As I continue to unpack and search for an extremely padded bra to fill out my bridesmaid's dress for this upcoming weekend's festivities, I offer you the second illustrious guest star on Blogorelli: Bobby Crocker!
******
"Like most people, with the exception of my wife, I don't like my job. This occurred to me as I was entering another cat-pee scented East Boston apartment preparing to assist the dirty, half-dressed, smoking homeowner in making door color choices.
"Do you like the Colony White or the Golden Pecan?" they ask me.
"Who cares?" I want to say, "You are an animal wallowing in its own filth."

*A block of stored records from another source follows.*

struct SigmaInterpIntegrand {
  UniformDoubles g;
  double xlo, dx, inv_dx;
  double scale, amp2_nine_over_r6, amp2;
  bool tiny_r;
  SinCosLead lead = sincos_lead();
  __device__ __forceinline__ double operator()(double ln_k) const {
    const double u = (ln_k - xlo) * inv_dx;
    int i = (int)u;
    i = i < 0 ? 0 : (i > kGTabN - 1 ? kGTabN - 1 : i);
    const double t = u - (double)i;
    UniformDoubles q = g + i + kGTabPad - 2;
    const double a = t + 2.0, b = t + 1.0, d = t - 1.0, e = t - 2.0, f = t - 3.0;
    const double ab = a * b, ef = e * f, cd = t * d;
    const double gv = q[0] * (b * cd * ef) * (-1.0 / 120.0) + q[1] * (a * cd * ef) * (1.0 / 24.0) +
                      q[2] * (ab * d * ef) * (-1.0 / 12.0) + q[3] * (ab * t * ef) * (1.0 / 12.0) +
                      q[4] * (ab * cd * f) * (-1.0 / 24.0) + q[5] * (ab * cd * e) * (1.0 / 120.0);
    const double y = t * dx;
    const double ey = fma(y, fma(y, fma(y, fma(y, 1.0 / 24.0, 1.0 / 6.0), 0.5), 1.0), 1.0);
    const double k = q[2 + kGTabCount] * ey;
    const double kR = scale * k;
    if (tiny_r) {
      double s, c;
      fast_sincos_pm(kR, &s, &c);
      const double kR2 = kR * kR, k3 = k * k * k;
      const double W = 3.0 * (s / (kR2 * kR) - c / kR2);
      return amp2 * (gv * (k3 * k3)) * (W * W);
    }
    const double w = tophat_numer_pm(kR, lead);
    return amp2_nine_over_r6 * gv * (w * w);
  }
};

template <bool BAO>
__device__ __forceinline__ void sigma8_from_parts(const chomp_config& cfg, const Epoch& E,
                                                  double* __restrict__ n, int nb, double* red) {
  const double a = log(cfg.k_min), b = log(cfg.k_max);
  const bool tab8 = 0.1 / 8.0 > cfg.k_min && 14.0662 / 8.0 < cfg.k_max && cfg.divmax >= 1;
  __shared__ double stage[kSigmaNodeBlocks * (kSigmaLevel + 1)];
  __shared__ double S[kSigmaLevel + 1];
  __shared__ double i8;
  __shared__ int converged;
  for (int q = threadIdx.x; q < nb * (kSigmaLevel + 1); q += blockDim.x)
    stage[q] = __hip_atomic_load(n + kSigmaOffPart + q, __ATOMIC_RELAXED, __HIP_MEMORY_SCOPE_AGENT);
  __syncthreads();
  if (threadIdx.x <= kSigmaLevel) {
    double t = 0.0;
    for (int q = 0; q < nb; ++q) t += stage[q * (kSigmaLevel + 1) + threadIdx.x];
    S[threadIdx.x] = t;
  }
  __syncthreads();
  if (threadIdx.x < 64) {
    const int lane = threadIdx.x;
    const double range = b - a;
    double ordsum = 0.5 * S[0], nn = 1.0;
    double result = range * ordsum, prev = result;
    double Tl = lane == 0 ? result : 0.0;
    int conv = 0;
    const int top = cfg.divmax < kSigmaLevel ? cfg.divmax : kSigmaLevel;
    double crow[kSigmaLevel + 1];
#pragma unroll
    for (int i = 1; i <= kSigmaLevel; ++i) crow[i] = CHOMP_ROMBERG_C[i][lane & 31];
#pragma unroll
    for (int i = 1; i <= kSigmaLevel; ++i) {
      if (tab8 && i <= top && !conv) {
        nn *= 2.0;
        ordsum += S[i];
        const double Ti = ldexp(range * ordsum, -i);
        if (lane == i) Tl = Ti;
        result = wave_sum32(crow[i] * Tl);
        const double err = fabs(result - prev);
        prev = result;
        if (err < cfg.global_precision || err < cfg.cosmo_precision * fabs(result)) conv = 1;
      }
    }
    if (tab8 && !conv && cfg.divmax <= kSigmaLevel) conv = 1;
    if (lane == 0) {
      converged = conv;
      i8 = result;
    }
  }
  __syncthreads();
  if (!converged) {
    double lo, hi;
    sigma_limits(E, 8.0, &lo, &hi);
    SigmaIntegrandT<BAO> f{&E, 8.0};
    double s2;
    if (blockDim.x == 256) {
      s2 = romberg1<4>(f, lo, hi, cfg.global_precision, cfg.cosmo_precision, cfg.divmax, red);
    } else {
      s2 = 0.0;
      if (threadIdx.x < 64)
        s2 = romberg1<1>(f, lo, hi, cfg.global_precision, cfg.cosmo_precision, cfg.divmax, nullptr);
    }
    if (threadIdx.x == 0) i8 = s2;
  }
  if (threadIdx.x == 0) n[kSigmaOffI8] = i8;
}
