icafusion_amd/csrc/icaf_common.h:

```cpp
#pragma once
#include <hip/hip_runtime.h>
#include <stdint.h>
#include <string>
#include <cstdio>
#include <cstdarg>
#include <atomic>
#include "../../include/icaf.h"

namespace icaf {

std::string& last_error();
int fail(int code, const char* fmt, ...);
struct LibOptions { int detect_elementwise = 0, attn_qsplit = 0, sppf_vpb = 0, letterbox_direct = 0; };
extern LibOptions g_opt;

#define ICAF_HIP(expr)                                                                        \
    do {                                                                                      \
        hipError_t _e = (expr);                                                               \
        if (_e != hipSuccess)                                                                 \
            return icaf::fail(ICAF_ERR_HIP, "%s -> %s (%s:%d)", #expr, hipGetErrorString(_e), \
                              __FILE__, __LINE__);                                            \
    } while (0)

#define ICAF_LAUNCH_CHECK() ICAF_HIP(hipGetLastError())

using u32x4 = __attribute__((ext_vector_type(4))) unsigned int;
using u32x2 = __attribute__((ext_vector_type(2))) unsigned int;
using f32x4 = __attribute__((ext_vector_type(4))) float;
using f32x16 = __attribute__((ext_vector_type(16))) float;
using bf16x8 = __attribute__((ext_vector_type(8))) __bf16;
using f16x8 = __attribute__((ext_vector_type(8))) _Float16;

__device__ __forceinline__ float bf16_to_f32(unsigned short h) { return __uint_as_float(((unsigned int)h) << 16); }
__device__ __forceinline__ unsigned short f32_to_bf16(float f) {
    return __builtin_bit_cast(unsigned short, (__bf16)f);
}
__device__ __forceinline__ unsigned int pack2_bf16(float lo, float hi) {
    using bf16x2 = __attribute__((ext_vector_type(2))) __bf16;
    bf16x2 v = {(__bf16)lo, (__bf16)hi};
    return __builtin_bit_cast(unsigned int, v);
}
__device__ __forceinline__ unsigned int pack2_f16(float lo, float hi) {
    using f16x2 = __attribute__((ext_vector_type(2))) _Float16;
    f16x2 v = {(_Float16)lo, (_Float16)hi};
    return __builtin_bit_cast(unsigned int, v);
}
__device__ __forceinline__ float f16_to_f32(unsigned short h) {
    _Float16 v = __builtin_bit_cast(_Float16, h);
    return (float)v;
}
__device__ __forceinline__ unsigned short f32_to_f16(float f) {
    _Float16 v = (_Float16)f;
    return __builtin_bit_cast(unsigned short, v);
}
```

As I struggled to explain that they could choose one finish for the interior of the door and "a whole nother" for the exterior, my mind wandered. Have I ever had what a rational person would consider a "good" job‚? I don't think so, and submit the following resume as evidence:
- The first job I remember clearly was a summer volunteer position at the Manchester Skill Center. I'm not sure what "skills" the burgeoning criminals imprisoned there learned, besides perhaps how to fight with a weedwacker or start fires. They were older than I, and I was scared that at any moment I would be the victim of creative belt sanding. I stayed in the computer lab playing Karateka.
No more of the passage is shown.